INSTRUCTIONS TO FOLLOW: Starting at the first line of the records below, transcribe each line exactly, ending with the line that contains "auto now_us = []".

DATASET EXCERPTS:
———

int jg_nr_set_refine(jg_nr* h, int mode) {
    if (!h || mode < 0 || mode > 1) return fail(1, "jg_nr_set_refine: bad argument");
    if (h->fast) return fail(1, "jg_nr_set_refine: fast Newton-Raphson solves with constant matrices");
    if (mode && h->lt_on) return fail(1, "jg_nr_set_refine: scenarios have bus types of their own (jg_nr_set_bus_type / jg_nr_reactive_limit); the refinement residual reads the create-time types");
    if (int rc = set_device(h)) return rc;
    NR_HIP(hipStreamSynchronize(h->stream));
    if (mode && !h->d_R) {
        for (double** p : {&h->d_R, &h->d_inc2[0], &h->d_inc2[1]}) NR_HIP(h->alloc(p, (size_t)h->n * 2 * h->ld, true));
    }
    if ((mode != 0) != h->refine) {
        drop_iteration_graphs(h);
    }
    h->refine = mode != 0;
    h->eng.jordan = !h->refine && h->eng.plan->S.jordan && jg::knob("JORDAN", 1) != 0;
    return 0;
}

int jg_nr_set_shared(jg_nr* h, int mode) {
    if (!h || mode < 0 || mode > 1) return fail(1, "jg_nr_set_shared: bad argument");
    if (int rc = set_device(h)) return rc;
    NR_HIP(hipStreamSynchronize(h->stream));
    if ((mode != 0) != h->eng.shared) {
        drop_iteration_graphs(h);
    }
    h->eng.shared = mode != 0;
    return 0;
}

namespace {

int run_setup(jg_nr* h, int64_t max_iter, double tol, int lanes, bool keep_iters, int defer_at = 0) {
    if (int rc = build_graphs(h)) return rc;
    h->cmp.run_setup(h->stream, tol, (double)max_iter, (double)defer_at, lanes, keep_iters);
    NR_HIP(hipGetLastError());
    h->res_pinned = h->ld == 64;
    return 0;
}

int run_loop(jg_nr* h, int64_t max_iter, int defer_at) {
    const bool trace = jg::knob_set("TRACE");
    auto now_us = [] { return std::chrono::duration<double, std::micro>(std::chrono::steady_clock::now().time_since_epoch()).count(); };
    for (int64_t it = h->iter_graphs; it <= max_iter && *h->h_counter != 0; ++it) {
        if (defer_at > 0 && *h->h_counter <= defer_at) break;
        h->iter_graphs += 1;
        const bool guess_last = h->stop_hint > 0 && h->iter_graphs == h->stop_hint;
        const double tc = now_us();
        hipEvent_t e0 = nullptr, e1 = nullptr;
        if (trace) { hipEventCreate(&e0); hipEventCreate(&e1); hipEventRecord(e0, h->stream); }
        if (!trace) h->arm();
        NR_HIP((guess_last ? h->gBm : h->gB).launch(h->stream));
        const double tl = now_us();
        if (trace) hipEventRecord(e1, h->stream);
        NR_HIP(trace ? hipStreamSynchronize(h->stream) : h->wait());
        h->host_launch_us += tl - tc; h->host_wait_us += now_us() - tl; h->host_iters += 1;
        if (guess_last) {
            const bool stops = *h->h_counter == 0 || (defer_at > 0 && *h->h_counter <= defer_at) || it + 1 > max_iter;
            if (stops) h->last_guess_hit += 1;
            else { h->last_guess_miss += 1; NR_HIP(h->gJ.launch(h->stream)); }
        }
        if (trace) {
            float ms = 0.f; hipEventElapsedTime(&ms, e0, e1); fprintf(stderr, "[jg_nr_run] graph on the device: %.1f us\n", 1e3 * ms); hipEventDestroy(e0); hipEventDestroy(e1);
            int cf[4];
            jg::sync_copy(cf, h->d_cflags, sizeof(cf), hipMemcpyDeviceToHost, h->stream);
            fprintf(stderr, "[jg_nr_run] iteration %lld: %.1f us, %d scenarios still active, %d of %d lane groups in use%s%s\n", (long long)it + 1,
                    now_us() - tc, *h->h_counter, cf[jg::CF_GROUPS], h->ld / 64, cf[jg::CF_PERMUTE] ? " (compacted)" : "", guess_last ? " (verdict without a Jacobian)" : "");
        }
    }
    h->stop_hint = h->iter_graphs;
    return 0;
}

int run_start(jg_nr* h, int64_t max_iter) {
    bool comp = false;
    if (int rc = comp_ready(h, comp)) return rc;
    h->start_is_base = false;
    h->iter_graphs = 0;
    h->arm();
    NR_HIP((comp ? h->gA2 : h->gA).launch(h->stream));
    NR_HIP(h->wait());
    if (!comp) { h->first_full += 1; return 0; }
    h->first_comp += 1;
    if (max_iter < 1 || *h->h_counter == 0) {
        h->jac_valid = false;
        return 0;
    }
// ... 277 lines not shown
        NR_HIP(hipMemsetAsync(h->eng.status + lanes, 0, (size_t)(h->ld - lanes) * 4, h->stream));
        NR_HIP(hipMemsetD32Async((hipDeviceptr_t)(h->d_iters + lanes), (int)max_iter, (size_t)(h->ld - lanes), h->stream));
    }
    launch_compact(h, 0, true);
    launch_assemble(h, active_groups(h), true, nullptr, 0, nullptr, true);
    NR_HIP(hipStreamSynchronize(h->stream));
    h->iter_graphs = 0;
    if (int rc = run_loop(h, max_iter, 0)) return rc;
    h->paused = true;
    if (int rc = run_finish(h, nullptr, nullptr)) return rc;
    if (iters) NR_HIP(jg::sync_copy(iters, h->d_iters, (size_t)lanes * 4, hipMemcpyDeviceToHost, h->stream));
    if (status) NR_HIP(jg::sync_copy(status, h->d_status, (size_t)lanes * 4, hipMemcpyDeviceToHost, h->stream));
    return 0;
}

int jg_nr_pack_rows_device(jg_nr* h, double* dst_dev, int64_t lane0, int64_t count, const int32_t* rows) {
    if (!h || !dst_dev || !rows || lane0 < 0 || count < 0 || lane0 + count > h->batch || count > h->ld) return fail(1, "jg_nr_pack_rows_device: bad argument");
    if (count == 0) return 0;
    if (int rc = set_device(h)) return rc;
    NR_HIP(hipMemcpyAsync(h->d_itmp, rows, (size_t)count * 4, hipMemcpyHostToDevice, h->stream));
    hipLaunchKernelGGL(k_pack_rows, dim3((unsigned)std::min((h->n + 255) / 256, 64), (unsigned)count), dim3(256), 0, h->stream,
                       h->d_vm, h->d_va, h->d_iters, h->d_status, h->d_itmp, dst_dev, h->n, h->ld, (int)lane0, 2LL * h->n + 2);
    NR_HIP(hipGetLastError());
    NR_HIP(hipStreamSynchronize(h->stream));
    return 0;
}

static int get_scattered(jg_nr* h, const double* src, double* out) {
    std::vector<double> t((size_t)h->n * 2 * h->batch);
    if (int rc = h->get_rows2(src, t.data(), h->n)) return rc;
    for (int b = 0; b < h->batch; ++b) {
        const double* s = t.data() + (size_t)b * h->n * 2;
        double* d = out + (size_t)b * h->dimJ;
        for (int i = 0; i < h->n; ++i) {
            if (h->pvpq[i]) d[h->pvpq[i] - 1] = s[2 * i];
            if (h->pq[i]) d[h->pq[i] - 1] = s[2 * i + 1];
        }
    }
    return 0;
}

int jg_nr_get_mismatch(jg_nr* h, double* mism) {
    if (!h || !mism) return fail(1, "jg_nr_get_mismatch: bad argument");
    if (h->lt_on) return fail(1, "jg_nr_get_mismatch: scenarios have bus types of their own; the reference layout depends on the types");
    if (int rc = set_device(h)) return rc;
    if (h->f_stale) { launch_assemble(h, jg::GroupSel{}, false); NR_HIP(hipGetLastError()); h->f_stale = false; }
    NR_HIP(hipStreamSynchronize(h->stream));
    return get_scattered(h, h->d_F, mism);
}

int jg_nr_get_increment(jg_nr* h, double* incr) {
    if (!h || !incr) return fail(1, "jg_nr_get_increment: bad argument");
    if (h->lt_on) return fail(1, "jg_nr_get_increment: scenarios have bus types of their own; the reference layout depends on the types");
    if (int rc = set_device(h)) return rc;
    NR_HIP(hipStreamSynchronize(h->stream));
    return get_scattered(h, h->d_inc, incr);
}

int jg_nr_get_jacobian(jg_nr* h, double* nzval) {
    if (!h || !nzval) return fail(1, "jg_nr_get_jacobian: bad argument");
    if (h->lt_on) return fail(1, "jg_nr_get_jacobian: scenarios have bus types of their own; the reference layout depends on the types");
    if (h->fast) return fail(1, "jg_nr_get_jacobian: this handle runs fast Newton-Raphson: the factor storage holds the factorised B', B'', assembling the full Jacobian there would destroy them");
    if (int rc = set_device(h)) return rc;
    if (!h->jac_valid) { launch_assemble(h); h->jac_valid = true; }
    NR_HIP(hipStreamSynchronize(h->stream));
    std::vector<double> t((size_t)h->eng.plan->S.n_entries * 4 * h->ld);
    NR_HIP(jg::sync_copy(t.data(), h->eng.X, t.size() * 8, hipMemcpyDeviceToHost, h->stream));
    for (int b = 0; b < h->batch; ++b)
        for (int64_t k = 0; k < h->nnzJ; ++k) nzval[(size_t)b * h->nnzJ + k] = t[(((size_t)(h->jmap[k] >> 2) * 2 + ((h->jmap[k] >> 1) & 1)) * h->ld + b) * 2 + (h->jmap[k] & 1)];
    return 0;
}

int jg_nr_get_maps(jg_nr* h, int64_t* pq, int64_t* pvpq, int64_t* pcount, int64_t* jcolptr, int64_t* jrowval) {
    if (!h) return fail(1, "jg_nr_get_maps: bad argument");
    if (h->lt_on) return fail(1, "jg_nr_get_maps: scenarios have bus types of their own; the reference layout depends on the types");
    if (pq) std::memcpy(pq, h->pq.data(), h->pq.size() * 8);
    if (pvpq) std::memcpy(pvpq, h->pvpq.data(), h->pvpq.size() * 8);
    if (pcount) std::memcpy(pcount, h->pcount.data(), h->pcount.size() * 8);
    if (jcolptr) std::memcpy(jcolptr, h->jcolptr.data(), h->jcolptr.size() * 8);
    if (jrowval) std::memcpy(jrowval, h->jrowval.data(), h->jrowval.size() * 8);
    return 0;
}

int jg_nr_get_iteration(jg_nr* h, int32_t* iters) {
    if (!h || !iters) return fail(1, "jg_nr_get_iteration: bad argument");
    if (int rc = set_device(h)) return rc;
    NR_HIP(hipStreamSynchronize(h->stream));
    NR_HIP(jg::sync_copy(iters, h->d_iters, (size_t)h->batch * 4, hipMemcpyDeviceToHost, h->stream));
    return 0;
}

———

FINAL ANSWER:
int jg_nr_set_refine(jg_nr* h, int mode) {
    if (!h || mode < 0 || mode > 1) return fail(1, "jg_nr_set_refine: bad argument");
    if (h->fast) return fail(1, "jg_nr_set_refine: fast Newton-Raphson solves with constant matrices");
    if (mode && h->lt_on) return fail(1, "jg_nr_set_refine: scenarios have bus types of their own (jg_nr_set_bus_type / jg_nr_reactive_limit); the refinement residual reads the create-time types");
    if (int rc = set_device(h)) return rc;
    NR_HIP(hipStreamSynchronize(h->stream));
    if (mode && !h->d_R) {
        for (double** p : {&h->d_R, &h->d_inc2[0], &h->d_inc2[1]}) NR_HIP(h->alloc(p, (size_t)h->n * 2 * h->ld, true));
    }
    if ((mode != 0) != h->refine) {
        drop_iteration_graphs(h);
    }
    h->refine = mode != 0;
    h->eng.jordan = !h->refine && h->eng.plan->S.jordan && jg::knob("JORDAN", 1) != 0;
    return 0;
}

int jg_nr_set_shared(jg_nr* h, int mode) {
    if (!h || mode < 0 || mode > 1) return fail(1, "jg_nr_set_shared: bad argument");
    if (int rc = set_device(h)) return rc;
    NR_HIP(hipStreamSynchronize(h->stream));
    if ((mode != 0) != h->eng.shared) {
        drop_iteration_graphs(h);
    }
    h->eng.shared = mode != 0;
    return 0;
}

namespace {

int run_setup(jg_nr* h, int64_t max_iter, double tol, int lanes, bool keep_iters, int defer_at = 0) {
    if (int rc = build_graphs(h)) return rc;
    h->cmp.run_setup(h->stream, tol, (double)max_iter, (double)defer_at, lanes, keep_iters);
    NR_HIP(hipGetLastError());
    h->res_pinned = h->ld == 64;
    return 0;
}

int run_loop(jg_nr* h, int64_t max_iter, int defer_at) {
    const bool trace = jg::knob_set("TRACE");
    auto now_us = [] { return std::chrono::duration<double, std::micro>(std::chrono::steady_clock::now().time_since_epoch()).count(); };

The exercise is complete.